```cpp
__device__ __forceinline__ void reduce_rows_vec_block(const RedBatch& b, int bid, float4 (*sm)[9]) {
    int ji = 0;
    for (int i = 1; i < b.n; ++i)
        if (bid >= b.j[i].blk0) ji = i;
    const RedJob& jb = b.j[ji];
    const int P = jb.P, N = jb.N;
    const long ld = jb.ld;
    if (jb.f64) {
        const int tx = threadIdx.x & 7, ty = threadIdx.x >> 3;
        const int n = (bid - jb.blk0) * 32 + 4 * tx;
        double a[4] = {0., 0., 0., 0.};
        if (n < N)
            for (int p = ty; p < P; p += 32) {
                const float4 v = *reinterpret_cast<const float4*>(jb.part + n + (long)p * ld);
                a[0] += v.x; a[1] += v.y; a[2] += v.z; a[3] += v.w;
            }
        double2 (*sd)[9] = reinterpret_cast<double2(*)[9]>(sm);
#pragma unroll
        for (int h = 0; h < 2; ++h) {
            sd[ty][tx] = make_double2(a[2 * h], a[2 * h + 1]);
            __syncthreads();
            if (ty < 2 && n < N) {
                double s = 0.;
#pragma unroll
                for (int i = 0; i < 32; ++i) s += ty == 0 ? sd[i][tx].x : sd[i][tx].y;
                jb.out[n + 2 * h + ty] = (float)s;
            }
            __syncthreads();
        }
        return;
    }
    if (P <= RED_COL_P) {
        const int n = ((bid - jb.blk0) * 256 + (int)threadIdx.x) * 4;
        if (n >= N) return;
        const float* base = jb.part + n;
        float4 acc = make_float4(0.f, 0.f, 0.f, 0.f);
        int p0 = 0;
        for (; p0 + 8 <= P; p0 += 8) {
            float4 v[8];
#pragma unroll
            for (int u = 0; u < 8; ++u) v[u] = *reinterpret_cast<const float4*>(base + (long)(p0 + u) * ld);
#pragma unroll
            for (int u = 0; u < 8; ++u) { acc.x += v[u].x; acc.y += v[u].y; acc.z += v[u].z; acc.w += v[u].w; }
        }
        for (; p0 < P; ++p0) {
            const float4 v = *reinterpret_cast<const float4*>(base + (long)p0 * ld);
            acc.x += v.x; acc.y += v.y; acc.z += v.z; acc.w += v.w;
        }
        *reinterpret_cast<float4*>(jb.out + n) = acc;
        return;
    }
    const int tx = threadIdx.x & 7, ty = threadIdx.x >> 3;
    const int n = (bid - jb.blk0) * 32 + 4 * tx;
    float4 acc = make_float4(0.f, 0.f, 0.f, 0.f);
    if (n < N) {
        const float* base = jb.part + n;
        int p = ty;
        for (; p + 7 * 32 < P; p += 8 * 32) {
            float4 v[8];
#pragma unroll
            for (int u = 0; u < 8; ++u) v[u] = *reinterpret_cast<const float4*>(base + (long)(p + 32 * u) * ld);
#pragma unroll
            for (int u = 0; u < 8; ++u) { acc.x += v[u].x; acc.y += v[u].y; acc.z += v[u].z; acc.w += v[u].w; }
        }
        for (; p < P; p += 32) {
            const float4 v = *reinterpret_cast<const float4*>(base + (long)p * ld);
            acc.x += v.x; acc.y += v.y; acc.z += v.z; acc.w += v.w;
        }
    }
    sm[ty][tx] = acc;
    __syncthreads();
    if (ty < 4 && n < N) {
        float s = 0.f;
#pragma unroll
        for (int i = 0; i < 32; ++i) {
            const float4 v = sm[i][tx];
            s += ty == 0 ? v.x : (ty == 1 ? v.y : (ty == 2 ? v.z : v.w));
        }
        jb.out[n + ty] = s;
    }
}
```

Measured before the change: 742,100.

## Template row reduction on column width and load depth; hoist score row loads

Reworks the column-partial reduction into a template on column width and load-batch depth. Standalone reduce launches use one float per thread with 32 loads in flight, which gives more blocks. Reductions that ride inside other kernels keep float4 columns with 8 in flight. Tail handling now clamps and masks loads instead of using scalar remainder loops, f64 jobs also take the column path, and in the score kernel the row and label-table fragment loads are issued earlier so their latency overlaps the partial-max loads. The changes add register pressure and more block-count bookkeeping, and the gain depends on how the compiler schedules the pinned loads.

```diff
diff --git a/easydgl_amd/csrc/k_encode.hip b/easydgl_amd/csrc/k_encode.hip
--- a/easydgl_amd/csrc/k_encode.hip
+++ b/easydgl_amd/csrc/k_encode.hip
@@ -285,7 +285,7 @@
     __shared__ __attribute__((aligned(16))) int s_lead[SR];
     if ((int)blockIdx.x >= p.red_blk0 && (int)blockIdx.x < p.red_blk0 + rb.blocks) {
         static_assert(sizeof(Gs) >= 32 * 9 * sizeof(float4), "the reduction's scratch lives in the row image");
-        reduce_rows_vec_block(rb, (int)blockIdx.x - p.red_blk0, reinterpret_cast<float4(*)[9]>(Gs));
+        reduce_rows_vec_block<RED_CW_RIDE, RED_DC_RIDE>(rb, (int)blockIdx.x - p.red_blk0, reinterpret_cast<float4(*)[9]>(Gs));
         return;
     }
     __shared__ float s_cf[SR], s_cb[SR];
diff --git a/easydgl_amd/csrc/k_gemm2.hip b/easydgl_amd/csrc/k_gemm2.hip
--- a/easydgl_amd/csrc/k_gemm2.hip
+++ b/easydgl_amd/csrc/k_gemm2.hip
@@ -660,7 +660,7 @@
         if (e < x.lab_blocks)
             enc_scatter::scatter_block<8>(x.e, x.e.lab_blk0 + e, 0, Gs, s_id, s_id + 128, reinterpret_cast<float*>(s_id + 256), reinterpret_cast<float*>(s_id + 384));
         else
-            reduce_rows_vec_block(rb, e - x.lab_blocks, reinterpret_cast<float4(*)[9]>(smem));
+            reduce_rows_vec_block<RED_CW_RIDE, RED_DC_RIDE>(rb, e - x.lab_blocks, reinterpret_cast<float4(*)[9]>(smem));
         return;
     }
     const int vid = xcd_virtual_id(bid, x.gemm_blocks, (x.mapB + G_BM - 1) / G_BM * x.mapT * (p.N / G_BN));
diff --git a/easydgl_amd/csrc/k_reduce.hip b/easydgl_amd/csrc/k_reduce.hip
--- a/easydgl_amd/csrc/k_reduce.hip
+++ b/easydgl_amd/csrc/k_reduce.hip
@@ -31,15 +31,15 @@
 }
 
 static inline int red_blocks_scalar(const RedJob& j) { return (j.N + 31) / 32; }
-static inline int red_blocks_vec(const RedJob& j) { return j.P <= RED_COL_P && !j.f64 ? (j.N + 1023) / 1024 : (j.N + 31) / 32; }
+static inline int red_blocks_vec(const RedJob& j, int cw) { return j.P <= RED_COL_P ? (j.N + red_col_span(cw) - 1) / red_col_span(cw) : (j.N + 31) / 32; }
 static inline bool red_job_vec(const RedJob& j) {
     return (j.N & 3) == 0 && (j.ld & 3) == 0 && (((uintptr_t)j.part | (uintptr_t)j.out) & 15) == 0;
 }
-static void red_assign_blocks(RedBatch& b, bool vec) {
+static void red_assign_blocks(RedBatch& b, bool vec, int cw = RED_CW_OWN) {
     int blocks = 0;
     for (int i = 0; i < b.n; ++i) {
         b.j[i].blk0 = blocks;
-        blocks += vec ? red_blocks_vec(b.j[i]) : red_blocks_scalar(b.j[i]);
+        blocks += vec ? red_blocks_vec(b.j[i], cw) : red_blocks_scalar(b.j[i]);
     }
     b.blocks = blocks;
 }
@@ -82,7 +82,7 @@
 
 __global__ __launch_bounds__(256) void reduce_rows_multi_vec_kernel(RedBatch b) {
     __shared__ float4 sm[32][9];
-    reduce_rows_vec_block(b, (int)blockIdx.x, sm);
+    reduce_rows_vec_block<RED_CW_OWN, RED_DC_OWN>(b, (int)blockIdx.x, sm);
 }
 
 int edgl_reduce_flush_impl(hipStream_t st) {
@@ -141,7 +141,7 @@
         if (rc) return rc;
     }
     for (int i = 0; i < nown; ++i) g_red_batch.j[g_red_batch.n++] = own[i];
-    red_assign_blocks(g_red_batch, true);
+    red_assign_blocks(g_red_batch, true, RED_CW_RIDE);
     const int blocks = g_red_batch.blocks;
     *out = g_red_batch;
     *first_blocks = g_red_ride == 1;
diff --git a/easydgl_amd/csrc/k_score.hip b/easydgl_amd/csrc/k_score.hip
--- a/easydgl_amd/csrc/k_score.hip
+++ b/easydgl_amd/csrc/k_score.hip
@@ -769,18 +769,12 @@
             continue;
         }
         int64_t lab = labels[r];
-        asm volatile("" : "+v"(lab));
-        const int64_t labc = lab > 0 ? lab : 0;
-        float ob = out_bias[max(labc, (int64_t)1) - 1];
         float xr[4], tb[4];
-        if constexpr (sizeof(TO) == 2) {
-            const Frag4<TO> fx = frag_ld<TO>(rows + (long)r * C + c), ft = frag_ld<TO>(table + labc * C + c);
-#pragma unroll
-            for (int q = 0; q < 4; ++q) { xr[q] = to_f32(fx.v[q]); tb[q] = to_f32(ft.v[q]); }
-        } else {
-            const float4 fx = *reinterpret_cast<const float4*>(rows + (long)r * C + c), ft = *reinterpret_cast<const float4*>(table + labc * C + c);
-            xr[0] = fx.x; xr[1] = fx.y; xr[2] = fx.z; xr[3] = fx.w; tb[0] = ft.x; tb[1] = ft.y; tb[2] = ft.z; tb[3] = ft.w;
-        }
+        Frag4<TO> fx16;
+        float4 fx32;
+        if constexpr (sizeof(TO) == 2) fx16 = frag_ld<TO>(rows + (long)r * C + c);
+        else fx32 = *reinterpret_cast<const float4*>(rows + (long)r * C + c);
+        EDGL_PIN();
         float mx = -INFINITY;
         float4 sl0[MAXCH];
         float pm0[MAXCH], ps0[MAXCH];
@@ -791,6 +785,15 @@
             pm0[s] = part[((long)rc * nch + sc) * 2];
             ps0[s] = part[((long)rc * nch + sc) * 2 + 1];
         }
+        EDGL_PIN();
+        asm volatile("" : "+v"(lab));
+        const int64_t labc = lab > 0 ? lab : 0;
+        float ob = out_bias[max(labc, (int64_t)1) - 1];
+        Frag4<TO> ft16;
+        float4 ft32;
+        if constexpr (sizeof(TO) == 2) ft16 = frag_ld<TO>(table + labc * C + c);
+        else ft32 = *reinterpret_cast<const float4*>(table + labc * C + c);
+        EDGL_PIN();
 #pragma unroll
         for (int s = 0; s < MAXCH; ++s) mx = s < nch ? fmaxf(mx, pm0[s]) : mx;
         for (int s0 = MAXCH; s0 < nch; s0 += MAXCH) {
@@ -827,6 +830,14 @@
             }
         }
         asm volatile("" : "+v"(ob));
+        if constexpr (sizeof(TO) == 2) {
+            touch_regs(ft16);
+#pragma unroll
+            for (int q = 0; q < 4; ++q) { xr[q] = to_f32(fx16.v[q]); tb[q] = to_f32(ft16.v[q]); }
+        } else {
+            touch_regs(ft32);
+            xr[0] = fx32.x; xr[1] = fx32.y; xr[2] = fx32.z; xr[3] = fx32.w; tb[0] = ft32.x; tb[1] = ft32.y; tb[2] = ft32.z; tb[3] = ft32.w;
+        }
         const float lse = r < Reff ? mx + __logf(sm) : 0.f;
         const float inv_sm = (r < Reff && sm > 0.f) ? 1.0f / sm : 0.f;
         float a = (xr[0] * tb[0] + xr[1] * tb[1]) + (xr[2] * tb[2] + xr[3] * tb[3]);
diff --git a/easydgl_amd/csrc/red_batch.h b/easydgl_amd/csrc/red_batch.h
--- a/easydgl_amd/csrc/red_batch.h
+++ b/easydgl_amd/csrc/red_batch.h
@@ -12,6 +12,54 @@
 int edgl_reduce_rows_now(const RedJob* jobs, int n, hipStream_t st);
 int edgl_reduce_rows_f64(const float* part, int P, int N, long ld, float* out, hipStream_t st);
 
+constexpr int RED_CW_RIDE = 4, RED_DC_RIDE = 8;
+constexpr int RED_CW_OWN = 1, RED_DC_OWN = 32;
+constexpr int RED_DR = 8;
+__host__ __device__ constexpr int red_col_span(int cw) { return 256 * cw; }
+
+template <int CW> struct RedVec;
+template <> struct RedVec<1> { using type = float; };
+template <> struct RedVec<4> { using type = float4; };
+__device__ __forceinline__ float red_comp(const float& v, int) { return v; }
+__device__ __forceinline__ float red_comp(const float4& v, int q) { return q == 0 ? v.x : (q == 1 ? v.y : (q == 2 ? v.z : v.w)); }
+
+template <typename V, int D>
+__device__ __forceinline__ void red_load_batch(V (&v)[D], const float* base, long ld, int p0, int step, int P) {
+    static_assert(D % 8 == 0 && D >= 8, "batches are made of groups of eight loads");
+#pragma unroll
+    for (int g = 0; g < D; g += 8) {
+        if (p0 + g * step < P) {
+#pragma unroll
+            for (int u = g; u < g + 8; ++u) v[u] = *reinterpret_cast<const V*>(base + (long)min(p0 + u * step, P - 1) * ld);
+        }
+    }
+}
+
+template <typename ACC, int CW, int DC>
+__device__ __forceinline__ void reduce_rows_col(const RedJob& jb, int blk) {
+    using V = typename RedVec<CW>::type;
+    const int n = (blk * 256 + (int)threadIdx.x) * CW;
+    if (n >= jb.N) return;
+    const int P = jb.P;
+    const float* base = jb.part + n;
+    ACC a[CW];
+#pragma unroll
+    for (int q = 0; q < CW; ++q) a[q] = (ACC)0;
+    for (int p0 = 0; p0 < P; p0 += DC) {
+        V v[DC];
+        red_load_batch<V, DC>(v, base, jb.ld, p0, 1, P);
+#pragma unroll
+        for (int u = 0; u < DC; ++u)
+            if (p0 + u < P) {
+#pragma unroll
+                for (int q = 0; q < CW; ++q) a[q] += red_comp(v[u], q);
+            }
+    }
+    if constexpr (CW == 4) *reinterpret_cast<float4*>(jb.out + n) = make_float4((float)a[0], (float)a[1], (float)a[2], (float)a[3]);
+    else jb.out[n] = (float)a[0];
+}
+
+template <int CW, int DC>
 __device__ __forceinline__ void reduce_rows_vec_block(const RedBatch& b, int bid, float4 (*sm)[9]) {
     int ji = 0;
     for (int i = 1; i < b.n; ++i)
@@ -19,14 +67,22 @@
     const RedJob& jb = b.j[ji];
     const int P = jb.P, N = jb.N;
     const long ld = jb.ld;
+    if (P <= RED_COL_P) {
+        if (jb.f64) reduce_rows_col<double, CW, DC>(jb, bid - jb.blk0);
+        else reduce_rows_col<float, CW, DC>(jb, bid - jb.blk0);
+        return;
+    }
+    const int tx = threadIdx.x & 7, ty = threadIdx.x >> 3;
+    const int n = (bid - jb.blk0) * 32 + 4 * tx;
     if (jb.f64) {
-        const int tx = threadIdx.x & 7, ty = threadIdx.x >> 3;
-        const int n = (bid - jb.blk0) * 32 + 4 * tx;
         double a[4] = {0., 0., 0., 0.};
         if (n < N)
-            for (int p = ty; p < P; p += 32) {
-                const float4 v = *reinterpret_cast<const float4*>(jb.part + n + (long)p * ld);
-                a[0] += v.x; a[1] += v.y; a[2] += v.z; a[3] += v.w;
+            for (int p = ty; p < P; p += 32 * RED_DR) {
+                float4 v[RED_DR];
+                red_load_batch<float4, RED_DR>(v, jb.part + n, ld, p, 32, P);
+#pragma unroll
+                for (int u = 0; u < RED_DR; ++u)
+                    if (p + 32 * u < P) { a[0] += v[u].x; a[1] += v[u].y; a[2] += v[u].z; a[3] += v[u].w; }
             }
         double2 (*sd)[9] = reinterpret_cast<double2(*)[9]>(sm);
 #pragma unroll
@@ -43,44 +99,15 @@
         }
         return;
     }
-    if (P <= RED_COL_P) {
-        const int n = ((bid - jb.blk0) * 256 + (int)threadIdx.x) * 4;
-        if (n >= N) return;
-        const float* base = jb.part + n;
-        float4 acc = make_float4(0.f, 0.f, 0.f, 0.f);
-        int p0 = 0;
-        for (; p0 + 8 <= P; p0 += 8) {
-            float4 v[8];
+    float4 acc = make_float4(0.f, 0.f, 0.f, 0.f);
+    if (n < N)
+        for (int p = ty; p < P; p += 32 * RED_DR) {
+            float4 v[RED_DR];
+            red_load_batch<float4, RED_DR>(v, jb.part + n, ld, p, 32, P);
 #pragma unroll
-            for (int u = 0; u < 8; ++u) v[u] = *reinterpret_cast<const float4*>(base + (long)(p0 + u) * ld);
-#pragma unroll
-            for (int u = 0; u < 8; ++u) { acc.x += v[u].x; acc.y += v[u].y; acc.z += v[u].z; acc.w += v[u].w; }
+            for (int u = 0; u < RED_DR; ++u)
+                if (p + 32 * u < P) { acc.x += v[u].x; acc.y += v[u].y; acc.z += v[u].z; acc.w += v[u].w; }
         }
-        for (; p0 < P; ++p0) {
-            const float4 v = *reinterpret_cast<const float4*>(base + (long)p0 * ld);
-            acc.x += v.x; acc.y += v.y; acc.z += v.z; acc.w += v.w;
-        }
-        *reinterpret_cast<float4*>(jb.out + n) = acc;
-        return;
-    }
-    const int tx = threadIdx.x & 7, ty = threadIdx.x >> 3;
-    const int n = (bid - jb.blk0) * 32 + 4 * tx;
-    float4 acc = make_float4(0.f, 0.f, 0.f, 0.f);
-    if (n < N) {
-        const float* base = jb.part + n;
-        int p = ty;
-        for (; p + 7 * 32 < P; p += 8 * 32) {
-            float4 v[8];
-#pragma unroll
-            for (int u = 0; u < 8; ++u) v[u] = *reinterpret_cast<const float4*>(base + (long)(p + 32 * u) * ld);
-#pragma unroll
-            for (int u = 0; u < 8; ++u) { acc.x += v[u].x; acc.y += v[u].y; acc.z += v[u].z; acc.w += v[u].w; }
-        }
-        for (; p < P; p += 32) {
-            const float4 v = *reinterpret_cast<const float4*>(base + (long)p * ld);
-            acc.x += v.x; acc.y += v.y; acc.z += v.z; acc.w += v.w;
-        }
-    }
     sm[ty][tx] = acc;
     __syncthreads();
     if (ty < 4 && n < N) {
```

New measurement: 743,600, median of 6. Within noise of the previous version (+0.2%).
--------------------------------
◆ **TASK TO CARRY OUT**: Respond with only the number of lines in the records that include the word "struct".

◆ **RESULT**: 3